Food inflation in Canada supermarket remained elevated in December 2025, with supermarket grocery prices continuing to rise faster than overall consumer inflation, increasing pressure on household food budgets.

Statistics Canada data shows that food purchased from stores increased 5.0% year over year in December, even though prices were flat compared with November. This confirms that grocery inflation remains structurally high across Canadian supermarkets.

Several everyday food categories recorded strong annual price increases. Coffee prices rose 30.8%, making it the fastest-growing grocery category during the month. Fresh and frozen beef prices increased 16.8%, reflecting ongoing cost pressure in the meat supply chain.

Snack categories also posted notable growth. Potato chips and snack products rose 7.9%, while confectionery prices climbed 14.2%, adding further pressure to household food baskets.

Statistics Canada noted that part of the year-over-year acceleration is linked to the base-year effect from the temporary GST and HST tax exemption in late 2024, which reduced grocery prices last year and now magnifies annual comparisons.

For supermarket operators, the sustained food inflation trend continues to shape pricing strategies. Retailers are adjusting shelf prices, expanding private label ranges and refining promotional activity to manage supplier cost increases while maintaining value perception for shoppers.

Food inflation is also influencing consumer behaviour. Shoppers are increasingly switching brands, prioritising discounted items and spreading purchases across multiple stores in search of better value.

Canada Supermarket Food Prices — December 2025

Grocery Category Annual Price Change
Food purchased from stores +5.0%
Coffee +30.8%
Fresh or frozen beef +16.8%
Snack foods (chips) +7.9%
Confectionery +14.2%

Source: Statistics Canada, Consumer Price Index, December 2025

Looking ahead, Canada’s Food Price Report forecasts overall food prices will rise between 4% and 6% in 2026, suggesting supermarket grocery prices are likely to remain under pressure in the coming months.

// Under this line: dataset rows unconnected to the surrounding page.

template <int QX, int R, int V, bool MS, bool NZ, int PF, bool FR>
__device__ __forceinline__ void unit_run(const Phi4StepArgs &A, int unit, FrameAcc &fa, uint32_t slo, uint32_t shi) {
    constexpr int RS = 64 / QX;
    const int xs = unit % A.nxseg;
    const int rest = unit / A.nxseg;
    const int yg = rest % A.nyg;
    const int zk = rest / A.nyg;
    const int zbeg = A.zlo + zk * A.zstep;
    const int zend = min(zbeg + A.zc, A.zhi);

    const int Lx = A.Lx, Ly = A.Ly;
    const size_t plane = (size_t)Lx * (size_t)Ly;
    const uint32_t pbytes = (uint32_t)(plane * sizeof(float));
    const uint32_t qplane = (uint32_t)(plane >> 2);
    Lane<QX, R, V> L;
    L.lane = threadIdx.x & 63;
    const int xq = L.lane & (QX - 1);
    const int rsid = L.lane / QX;
    const int xspan = xs * (4 * QX * V);
    const int x = xspan + 4 * xq;
    const int y0r = yg * (RS * R) + rsid * R;
    L.rows_ok = y0r < Ly;
    const int y0 = L.rows_ok ? y0r : 0;
    const int ym = y0 == 0 ? Ly - 1 : y0 - 1;
    const int yp = (y0 + R == Ly) ? 0 : y0 + R;
    const int xl = (xspan == 0 ? Lx : xspan) - 1;
    const int xr = (xspan + 4 * QX * V == Lx) ? 0 : xspan + 4 * QX * V;
#pragma unroll
    for (int r = 0; r < R; ++r) {
#pragma unroll
        for (int v = 0; v < V; ++v) {
            const int xv = x + 4 * QX * v;
            L.voff[r * V + v] = (uint32_t)(((y0 + r) * Lx + xv) * 4);
            L.qoff[r * V + v] = (uint32_t)(((y0 + r) * Lx + xv) >> 2);
        }
        L.vl[r] = (uint32_t)(((y0 + r) * Lx + xl) * 4);
        L.vr[r] = (uint32_t)(((y0 + r) * Lx + xr) * 4);
    }
#pragma unroll
    for (int v = 0; v < V; ++v) {
        L.vm[v] = (uint32_t)((ym * Lx + x + 4 * QX * v) * 4);
        L.vp[v] = (uint32_t)((yp * Lx + x + 4 * QX * v) * 4);
    }

    Slot<R, V> S0, S1, S2;
    load_slot<QX, R, V>(A, L, S0, zbeg - 1, false, plane, pbytes);
    load_slot<QX, R, V>(A, L, S1, zbeg, true, plane, pbytes);
    constexpr bool PK = PF >= 3;
    constexpr int SAUX = PF == 4 ? 2 : PF == 7 ? 17 : 0;
    for (int z = zbeg; z < zend; z += 3) {
        plane_step<QX, R, V, MS, NZ, PK, SAUX, FR>(A, L, S0, S1, S2, z, zend, plane, pbytes, qplane, slo, shi, fa);
        if (z + 1 >= zend) break;
        plane_step<QX, R, V, MS, NZ, PK, SAUX, FR>(A, L, S1, S2, S0, z + 1, zend, plane, pbytes, qplane, slo, shi, fa);
        if (z + 2 >= zend) break;
        plane_step<QX, R, V, MS, NZ, PK, SAUX, FR>(A, L, S2, S0, S1, z + 2, zend, plane, pbytes, qplane, slo, shi, fa);
    }
}

__device__ __forceinline__ uintptr_t pick_buf(const Phi4StepArgs &A, int i) {
    const uintptr_t b0 = reinterpret_cast<uintptr_t>(A.buf0), b1 = reinterpret_cast<uintptr_t>(A.buf1),
                    b2 = reinterpret_cast<uintptr_t>(A.buf2);
    return i == 0 ? b0 : (i == 1 ? b1 : b2);
}

__device__ __forceinline__ float unord_f32_dev(uint32_t o);
__device__ __forceinline__ void frame_decide(FrameCtl &c, float T, float V, int fired, int flag);

struct FrameOv {
    uintptr_t in, out, snap;
    float h, sig, sigq;
};

template <bool FR>
__device__ __forceinline__ void frame_fold(const Phi4StepArgs &A, FrameOv &ov) {
    if constexpr (FR) {
        if (A.clr.md != nullptr) {
            const int gt = (int)(blockIdx.x * blockDim.x + threadIdx.x), gs = (int)(gridDim.x * blockDim.x);
            for (int q = gt; q < A.clr.n; q += gs) {
                A.clr.md[q] = 0ull;
                A.clr.am[q] = 0u;
            }
            if (gt == 0) *A.clr.flag = 0;
        }
        if (A.fold.cin == nullptr) return;
        __shared__ unsigned long long sK[kFoldMaxL];
        __shared__ unsigned int sAm[kFoldMaxL];
        __shared__ float sCoef[3];
        __shared__ int sSt, sBuf[2];
        const int L = A.fold.L;
        for (int j = (int)threadIdx.x; j < L; j += (int)blockDim.x) {
            sK[j] = 0ull;
            sAm[j] = 0u;
        }
        __syncthreads();
        for (int q = (int)threadIdx.x; q < L * kStabSlots; q += (int)blockDim.x) {
            atomicMax(&sK[q / kStabSlots], A.fold.md[q]);
            atomicMax(&sAm[q / kStabSlots], A.fold.am[q]);
        }
        __syncthreads();
        if (threadIdx.x == 0) {
            FrameCtl c = *A.fold.cin;
            float T = c.T, V = c.V;
            int fired = -1;
            for (int j = 0; j < L; ++j) {
                const float M = unord_f32_dev((uint32_t)(sK[j] >> 32)), D = __uint_as_float((uint32_t)sK[j]);
                const float Aj = __uint_as_float(sAm[j]);
                const bool f = M > T && D > V;
                T = M;
                V = V < Aj ? Aj : V;
                if (f) {
                    fired = j;
                    break;
                }
            }
            frame_decide(c, T, V, fired, *A.fold.flag);
            sCoef[0] = c.coef[0];
            sCoef[1] = c.coef[1];
            sCoef[2] = c.coef[2];
            sSt = c.stable;
            sBuf[0] = c.bs;
            sBuf[1] = c.bw0;
            if (blockIdx.x == 0) {
                *A.fold.cout = c;
                if (A.fold.stable_out) *A.fold.stable_out = c.stable;
                if (A.fold.dtau_out) *A.fold.dtau_out = c.dtau;
            }
        }
        if (blockIdx.x == 0)
            for (int j = (int)threadIdx.x; j < L; j += (int)blockDim.x) {
                A.fold.rec[j] = unord_f32_dev((uint32_t)(sK[j] >> 32));
                A.fold.rec[L + j] = __uint_as_float((uint32_t)sK[j]);
                A.fold.rec[2 * L + j] = __uint_as_float(sAm[j]);
            }
        __syncthreads();
        const bool tri = A.buf0 != nullptr, st = sSt != 0;
        const uintptr_t snapv = reinterpret_cast<uintptr_t>(A.fold.snap) -
                                sizeof(float) * (size_t)A.gz * (size_t)A.Lx * (size_t)A.Ly;
        const uintptr_t in = tri ? pick_buf(A, sBuf[0]) : (st ? ov.in : snapv);
        const uintptr_t out = tri ? pick_buf(A, sBuf[1]) : ov.out;
        const uintptr_t sn = (!tri && !st) ? uintptr_t(0) : ov.snap;
        ov.in = in;
        ov.out = out;
        ov.snap = sn;
        ov.h = sCoef[0];
        ov.sig = sCoef[1];
        ov.sigq = sCoef[2];
    }
}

Retailers are preparing for continued supplier negotiations and cost management efforts as food inflation remains one of the most sensitive issues affecting supermarket performance.

Why This Matters

Food prices directly influence supermarket footfall, basket size and private label demand. When grocery inflation stays elevated, shoppers become more price-sensitive, visit stores more frequently but spend less per trip, and increasingly shift toward value ranges and entry-price own-brand products.

For Canada supermarkets, the continued 5% food inflation rate means pricing strategy will remain a central operational focus in 2026. Retailers are expected to keep adjusting promotional calendars, renegotiating supplier contracts and refining assortment structures to protect margins while maintaining customer trust.

Sustained grocery price pressure also affects category performance. Higher meat, coffee and snack prices can reduce volume sales, increase substitution behaviour and accelerate brand switching, forcing retailers to rebalance shelf space and promotional priorities.

With food inflation still running well above overall consumer inflation, supermarket operators will remain focused on value positioning, price competitiveness and cost control as they prepare for another year of tight consumer budgets and cautious spending behaviour.

Editor’s Note:  All Information taken from Statistics Canada Consumer Price Index, December 2025.